At 10:49 AM Eastern, our monitoring systems alerted us to a loss of connectivity from our Production web servers and services to the Azure Service Bus. Azure Service Bus is a messaging platform used to decouple systems from each other.
We determined that several instances of Azure Service Bus hosted in the Microsoft Azure cloud were not accessible. We could not load the management tools in the Azure web portal, and we could not connect to the service bus using client tools.
We opened a critical severity ticket with Microsoft Azure, the highest severity.
Our web site and most services remained operational during this time. However, mobile device wireless record saving and syncing was impacted during this time. Our mobile applications are designed to store saved records locally in the event our services are unavailable, so that data is not lost, merely delayed.
We noticed that other instances of Azure Service Bus that we use during the development process were still working.

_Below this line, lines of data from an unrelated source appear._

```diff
diff --git a/setup.py b/setup.py
--- a/setup.py
+++ b/setup.py
@@ -15,6 +15,7 @@
     "distributedtraining_amd/ops/hip/norms.hip",
     "distributedtraining_amd/ops/hip/ce.hip",
     "distributedtraining_amd/ops/hip/head_loss.hip",
+    "distributedtraining_amd/ops/hip/wgrad.hip",
     "distributedtraining_amd/ops/hip/embedding.hip",
     "distributedtraining_amd/ops/hip/rope.hip",
     "distributedtraining_amd/ops/hip/gemv.hip",
```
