template <typename R>
__global__ void __launch_bounds__(256) pow_map_kernel(const R* __restrict__ in, R* __restrict__ out, size_t n, PowSpec p) {
  const size_t i = (size_t)blockIdx.x * blockDim.x + threadIdx.x;
  if (i < n) out[i] = powspec<R>(in[i], p);
}
template <typename R>
__global__ void __launch_bounds__(256) mix_variance_kernel(const R* __restrict__ Lambda, const R* __restrict__ g,
                                                          R* __restrict__ out, int M, int N, int F, int T) {
  const int t = blockIdx.x * blockDim.x + threadIdx.x, f = blockIdx.y, b = blockIdx.z;
  if (t >= T) return;
  const size_t FT = (size_t)F * T;
  for (int m = 0; m < M; ++m) {
    R acc = 0;
    for (int n = 0; n < N; ++n)
      acc += Lambda[((size_t)b * N + n) * FT + (size_t)f * T + t] * g[(((size_t)b * N + n) * F + f) * M + m];
    out[((size_t)b * M + m) * FT + (size_t)f * T + t] = acc;
  }
}

struct WsLayout {
  size_t part;
  size_t u;
  size_t lpart;
  size_t small;
  size_t map;
  size_t nmf;
  size_t tmp;
  size_t total;
};

constexpr int CHIP_CUS = 256;

inline long long g_target(int wgs_per_cu) {
  static const int rounds = lab_int("ASSX_ROUNDS", 1);
  const int forced = knob_int("ASSX_G", 0);
  if (forced > 0) return forced;
  return (long long)CHIP_CUS * wgs_per_cu * (rounds < 1 ? 1 : rounds);
}

inline int tblocks(int T) { return (T + WAVE - 1) / WAVE; }

template <typename R, int M>
constexpr int cov_lane_split() { return 1; }
inline FlatPart flat_cov(int B, int F, int T, int LS) {
  const int fb = WAVE / LS, tbk = (T + fb - 1) / fb;
  return make_flat(B, (long long)F * tbk, tbk, g_target(8));
}
inline FlatPart flat_basis(int B, int F, int T) {
  return make_flat(B, (long long)F * tblocks(T), tblocks(T), g_target(8));
}
inline FlatPart flat_act(int B, int F, int T) {
  return make_flat(B, (long long)tblocks(T) * F, F, g_target(8 / ACT_NH));
}

inline FlatPart flat_cov_wide(int B, int F, int T, int sb = 1) {
  const int tbk = (T + WAVE * sb - 1) / (WAVE * sb);
  return make_flat(B, (long long)((F + COVW_BINS - 1) / COVW_BINS) * tbk, tbk, g_target(1));
}
template <typename R>
inline int cov_wide_sb(int NK) {
// ... 22 lines not shown
  size_t pmax = p_cov;
  if (K > KU) {
    for (int sb = 1; sb <= 2; ++sb) {
      const FlatPart fw = flat_cov_wide(B, F, T, sb);
      const size_t p_wide = (size_t)fw.G * fw.S * COVW_BINS * (M * M * M);
      if (p_wide > pmax) pmax = p_wide;
    }
    const size_t p_adapt = (size_t)B * tblocks(T) * M * 2 * Kc * WAVE;
    if (p_adapt > pmax) pmax = p_adapt;
  }
  if (p_basis > pmax) pmax = p_basis;
  if (p_act > pmax) pmax = p_act;
  if (p_pb > pmax) pmax = p_pb;
  if (p_pow > pmax) pmax = p_pow;
  if (p_aux > pmax) pmax = p_aux;
  WsLayout L;
  L.part = 0;
  size_t off = align_up(pmax * r, 256);
  L.u = off;
  off += align_up((size_t)B * M * F * M * M * 2 * r, 256);
  L.lpart = off;
  size_t nl = (size_t)B * ((size_t)TS * F + (size_t)M * F + (size_t)M * ((T + 63) / 64) + F + 16 +
                           (size_t)flat_loss(F, T).G);
  off += align_up(nl * 8, 256);
  L.small = off;
  off += align_up((size_t)B * (M + 8) * 8, 256);
  L.map = L.nmf = L.tmp = off;
  if (K > KU) {
    off += align_up((size_t)B * M * F * T * r, 256);
    L.nmf = off;
    off += align_up(assx_nmf_workspace_bytes(B * M, F, T, K, dtype), 256);
    L.tmp = off;
    off += align_up(((size_t)B * M * F * K + (size_t)B * M * K * T) * r, 256);
  }
  L.total = off;
  return L;
}

template <typename Fn>
int dispatch_rm(assx_ctx* ctx, int dtype, int M, Fn&& fn) {
  if (dtype == ASSX_F64) {
    switch (M) {
#if !defined(ASSX_DEV_ONLY_M4_F64) && !defined(ASSX_DEV_ONLY_M4_F32)
      case 2: return fn(double(), IntC<2>());
      case 3: return fn(double(), IntC<3>());
#endif
#if !defined(ASSX_DEV_ONLY_M4_F32)
      case 4: return fn(double(), IntC<4>());
#endif
    }
  } else if (dtype == ASSX_F32) {
#if !defined(ASSX_DEV_ONLY_M4_F64)
    switch (M) {
#if !defined(ASSX_DEV_ONLY_M4_F32)
      case 2: return fn(float(), IntC<2>());
      case 3: return fn(float(), IntC<3>());
#endif
      case 4: return fn(float(), IntC<4>());
    }
#endif
  } else {
    return fail(ctx, ASSX_E_ARG, "dtype must be ASSX_F32 or ASSX_F64, got %d", dtype);
  }
  return fail(ctx, ASSX_E_UNSUPPORTED,
              "this entry point supports 2 <= M <= 4 channels, got M=%d (5 <= M <= 32 runs on the wide-channel path of the "
              "model entry points; more than 32 channels are not supported)", M);
// ... 116 lines not shown
int run_iss(assx_ctx* ctx, const void* U, const void* part, FlatPart fp, int T, void* W, const void* C, double* pw,
            int B, int F, hipStream_t st) {
  constexpr int GPW = WAVE / next_pow2_c(M * M);
  const dim3 grid(blocks_for((size_t)B * F, GPW)), block(64);
  if (part)
    hipLaunchKernelGGL((iss_group_kernel<R, M, true>), grid, block, 0, st, (const Cx<R>*)nullptr, (const R*)part, fp,
                       1.0 / (double)T, (double)T, (Cx<R>*)W, (const Cx<R>*)C, pw, B, F);
  else
    hipLaunchKernelGGL((iss_group_kernel<R, M, false>), grid, block, 0, st, (const Cx<R>*)U, (const R*)nullptr, fp, 1.0,
                       (double)T, (Cx<R>*)W, (const Cx<R>*)C, pw, B, F);
  ASSX_LAUNCH_CHECK(ctx, "iss_group_kernel");
  return 0;
}

template <typename R, int M>
int run_ip2(assx_ctx* ctx, const void* U, const void* part, FlatPart fp, int T, void* W, const void* C, double* pw,
            double thr, int32_t* status, int B, int F, int pm, int pn, hipStream_t st) {
  constexpr int GPW = WAVE / next_pow2_c(M * M);
  const dim3 grid(blocks_for((size_t)B * F, GPW)), block(64);
  if (part)
    hipLaunchKernelGGL((ip2_group_kernel<R, M, true>), grid, block, 0, st, (const Cx<R>*)nullptr, (const R*)part, fp,
                       1.0 / (double)T, (Cx<R>*)W, (const Cx<R>*)C, pw, thr, status, B, F, pm, pn);
  else
    hipLaunchKernelGGL((ip2_group_kernel<R, M, false>), grid, block, 0, st, (const Cx<R>*)U, (const R*)nullptr, fp, 1.0,
                       (Cx<R>*)W, (const Cx<R>*)C, pw, thr, status, B, F, pm, pn);
  ASSX_LAUNCH_CHECK(ctx, "ip2_group_kernel");
  return 0;
}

We had begun planning to provision a new instance of the bus to handle our production workload when our old production instance came back online.

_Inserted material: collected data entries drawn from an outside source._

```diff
-__global__ __launch_bounds__(256) void posconv_wbwd_kernel(const float* __restrict__ dwf,
-                                                           const float* __restrict__ v,
-                                                           const float* __restrict__ gvec,
-                                                           const float* __restrict__ norm,
-                                                           const float* __restrict__ dot,
-                                                           float* __restrict__ dv, int Cg, int K) {
+struct pcw_geom {
+  int JT, nJ, jq, cil, S;
+};
+__host__ __device__ __forceinline__ pcw_geom pcw_geometry(int Cg, int K, int W) {
+  pcw_geom g;
+  g.JT = K < PCW_JT ? K : PCW_JT;
+  g.nJ = K / g.JT;
+  g.jq = g.JT / W;
+  g.cil = 256 / g.jq;
+  g.S = ((Cg + 7) & ~7) + 2;
+  return g;
+}
+template <int W>
+__device__ __forceinline__ void pcw_fill_tile(float* tile, const float* __restrict__ src, int JT, int Cg, int S) {
+  const int n = JT * Cg / W;
+  for (int i0 = threadIdx.x; i0 < n; i0 += 4 * 256) {
+    pcw_vec<W> t[4];
+#pragma unroll
+    for (int q = 0; q < 4; ++q)
+      if (i0 + q * 256 < n) t[q] = pcw_load<W, true>(src + (int64_t)(i0 + q * 256) * W);
+#pragma unroll
+    for (int q = 0; q < 4; ++q)
+      if (i0 + q * 256 < n) {
+        const int e0 = (i0 + q * 256) * W;
+        const int j = e0 / Cg, ci = e0 - j * Cg;
+#pragma unroll
+        for (int e = 0; e < W; ++e) tile[j * S + ci + e] = t[q].e[e];
+      }
+  }
+}
+
+template <int W>
+__global__ __launch_bounds__(256) void posconv_dot_kernel(const float* __restrict__ dwf, const float* __restrict__ v,
+                                                          float* __restrict__ partial, int d, int Cg, int K,
+                                                          int per_co) {
   extern __shared__ float tile[];
-  const int co_g = blockIdx.x;
-  const float* src = dwf + (int64_t)co_g * K * Cg;
-  for (int i = threadIdx.x; i < K * Cg; i += 256) {
-    const int j = i / Cg, ci = i % Cg;
-    tile[j * (Cg + 1) + ci] = src[i];
-  }
+  __shared__ float red[256 * W];
+  const pcw_geom g = pcw_geometry(Cg, K, W);
+  const int slab = blockIdx.x / g.nJ, j0 = (blockIdx.x % g.nJ) * g.JT;
+  const int jl = (threadIdx.x % g.jq) * W, cl = threadIdx.x / g.jq;
+  float acc[W];
+#pragma unroll
+  for (int e = 0; e < W; ++e) acc[e] = 0.f;
+  int co1 = (slab + 1) * per_co;
+  if (co1 > d) co1 = d;
+  for (int co = slab * per_co; co < co1; ++co) {
+    __syncthreads();
+    pcw_fill_tile<W>(tile, dwf + ((int64_t)co * K + j0) * Cg, g.JT, Cg, g.S);
+    __syncthreads();
+    const float* vr = v + (int64_t)co * Cg * K + j0 + jl;
+    for (int c0 = cl; c0 < Cg; c0 += 4 * g.cil) {
+      pcw_vec<W> t[4];
+#pragma unroll
+      for (int q = 0; q < 4; ++q)
+        if (c0 + q * g.cil < Cg) t[q] = pcw_load<W, true>(vr + (int64_t)(c0 + q * g.cil) * K);
+#pragma unroll
+      for (int q = 0; q < 4; ++q)
+        if (c0 + q * g.cil < Cg) {
+#pragma unroll
+          for (int e = 0; e < W; ++e) acc[e] = fmaf(t[q].e[e], tile[(jl + e) * g.S + c0 + q * g.cil], acc[e]);
+        }
+    }
+  }
+#pragma unroll
+  for (int e = 0; e < W; ++e) red[cl * g.JT + jl + e] = acc[e];
+  pcw_tree(red, g.cil, g.JT);
+  if ((int)threadIdx.x < g.JT) partial[(int64_t)slab * K + j0 + threadIdx.x] = red[threadIdx.x];
+}
+
+template <int W>
+__global__ __launch_bounds__(256) void posconv_dv_kernel(const float* __restrict__ dwf, const float* __restrict__ v,
+                                                         const float* __restrict__ gvec,
+                                                         const float* __restrict__ norm,
+                                                         const float* __restrict__ dot, float* __restrict__ dv,
+                                                         int Cg, int K) {
+  extern __shared__ float tile[];
+  const pcw_geom g = pcw_geometry(Cg, K, W);
+  const int co = blockIdx.x / g.nJ, j0 = (blockIdx.x % g.nJ) * g.JT;
+  const int jl = (threadIdx.x % g.jq) * W, cl = threadIdx.x / g.jq;
+  float gn[W], nn[W], dt[W];
+#pragma unroll
+  for (int e = 0; e < W; ++e) {
+    const float n = norm[j0 + jl + e];
+    gn[e] = gvec[j0 + jl + e] / n;
+    nn[e] = n * n;
+    dt[e] = dot[j0 + jl + e];
+  }
+  pcw_fill_tile<W>(tile, dwf + ((int64_t)co * K + j0) * Cg, g.JT, Cg, g.S);
   __syncthreads();
-  for (int i = threadIdx.x; i < Cg * K; i += 256) {
-    const int ci = i / K, j = i % K;
-    const float n = norm[j];
-    const int64_t idx = ((int64_t)co_g * Cg + ci) * K + j;
-    dv[idx] += (gvec[j] / n) * (tile[j * (Cg + 1) + ci] - v[idx] * dot[j] / (n * n));
-  }
-}
-__global__ void posconv_dg_kernel(const float* __restrict__ dot, const float* __restrict__ norm,
-                                  float* __restrict__ dg, int K) {
-  const int j = blockIdx.x * blockDim.x + threadIdx.x;
-  if (j < K) dg[j] += dot[j] / norm[j];
+  const int64_t base = (int64_t)co * Cg * K + j0 + jl;
+  for (int c0 = cl; c0 < Cg; c0 += 4 * g.cil) {
+    pcw_vec<W> tv[4], td[4];
+#pragma unroll
+    for (int q = 0; q < 4; ++q)
+      if (c0 + q * g.cil < Cg) {
+        tv[q] = pcw_load<W, true>(v + base + (int64_t)(c0 + q * g.cil) * K);
+        td[q] = pcw_load<W, true>(dv + base + (int64_t)(c0 + q * g.cil) * K);
+      }
+#pragma unroll
+    for (int q = 0; q < 4; ++q)
+      if (c0 + q * g.cil < Cg) {
+        const int ci = c0 + q * g.cil;
+#pragma unroll
+        for (int e = 0; e < W; ++e)
+          td[q].e[e] += gn[e] * (tile[(jl + e) * g.S + ci] - tv[q].e[e] * dt[e] / nn[e]);
+        pcw_store_nt<W>(dv + base + (int64_t)ci * K, td[q]);
+      }
+  }
 }
 
 extern "C" int ca_posconv_weight_bwd(const float* dwf, const float* v, const float* g,
@@ -232,16 +349,24 @@
                                      int32_t d, int32_t Cg, int32_t K, void* stream) {
   CA_CHECK_ARG(dwf && v && g && norm && dv && dg && partial, "ca_posconv_weight_bwd: null pointer");
   CA_CHECK_ARG(K > 0 && K <= 256 && (256 % K) == 0, "ca_posconv_weight_bwd: K must divide 256");
+  CA_CHECK_ARG(d > 0 && Cg > 0, "ca_posconv_weight_bwd: bad shape");
   hipStream_t s = (hipStream_t)stream;
-  const int64_t nrows = (int64_t)d * Cg;
+  const bool wide = (K & 3) == 0 && (Cg & 3) == 0 && (((uintptr_t)dwf | (uintptr_t)v | (uintptr_t)dv) & 15) == 0;
+  const pcw_geom ge = pcw_geometry(Cg, K, wide ? 4 : 1);
+  const size_t lds = (size_t)ge.JT * ge.S * sizeof(float);
+  CA_CHECK_ARG(lds <= 60 * 1024, "ca_posconv_weight_bwd: Cg = %d does not fit the LDS tile", Cg);
+  const int per_co = (d + PCW_SLABS - 1) / PCW_SLABS;
+  const int nslab = (d + per_co - 1) / per_co;
   float* dot = partial + (int64_t)PCW_SLABS * K;
-  hipLaunchKernelGGL(tap_dot_kernel, dim3(PCW_SLABS), dim3(256), 0, s, v, dwf, partial, nrows, K,
-                     1, Cg, d / Cg);
-  hipLaunchKernelGGL(tap_finish_kernel, dim3((K + 15) / 16), dim3(256), 0, s, partial, PCW_SLABS, K, dot, 0);
-  const size_t lds = (size_t)K * (Cg + 1) * sizeof(float);
-  hipLaunchKernelGGL(posconv_wbwd_kernel, dim3(d), dim3(256), lds, s, dwf, v, g, norm, dot, dv,
-                     Cg, K);
-  hipLaunchKernelGGL(posconv_dg_kernel, dim3(1), dim3(256), 0, s, dot, norm, dg, K);
+  if (wide)
+    hipLaunchKernelGGL(posconv_dot_kernel<4>, dim3(nslab * ge.nJ), dim3(256), lds, s, dwf, v, partial, d, Cg, K, per_co);
+  else
+    hipLaunchKernelGGL(posconv_dot_kernel<1>, dim3(nslab * ge.nJ), dim3(256), lds, s, dwf, v, partial, d, Cg, K, per_co);
+  hipLaunchKernelGGL(tap_finish_kernel, dim3((K + 15) / 16), dim3(256), 0, s, partial, nslab, K, dot, 2, norm, dg);
+  if (wide)
+    hipLaunchKernelGGL(posconv_dv_kernel<4>, dim3(d * ge.nJ), dim3(256), lds, s, dwf, v, g, norm, dot, dv, Cg, K);
+  else
+    hipLaunchKernelGGL(posconv_dv_kernel<1>, dim3(d * ge.nJ), dim3(256), lds, s, dwf, v, g, norm, dot, dv, Cg, K);
   CA_CHECK_LAUNCH("ca_posconv_weight_bwd");
   return CA_OK;
 }
```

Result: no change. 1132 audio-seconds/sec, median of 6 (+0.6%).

At 11:26 AM, our monitoring systems reported that systems had come back online and were operational.
Total impacted time was approximately 37 minutes.
At 2:33 PM Eastern, Microsoft Azure sent an Azure Service Health Alert email which conveyed the root cause of the outage:
PRELIMINARY ROOT CAUSE: Engineers determined that a localized power event affected a limited portion of Azure infrastructure in this region, leading to downstream impact for Service Bus, Event Hubs, and Azure Relay.
MITIGATION: Engineers validated that the platform returned to a healthy state once power was restored to the affected infrastructure.
About 350 records from various customers synced from mobile devices had been delayed due to the outage. We were able to process these shortly after services came back online.
We apologize for the impact to affected customers.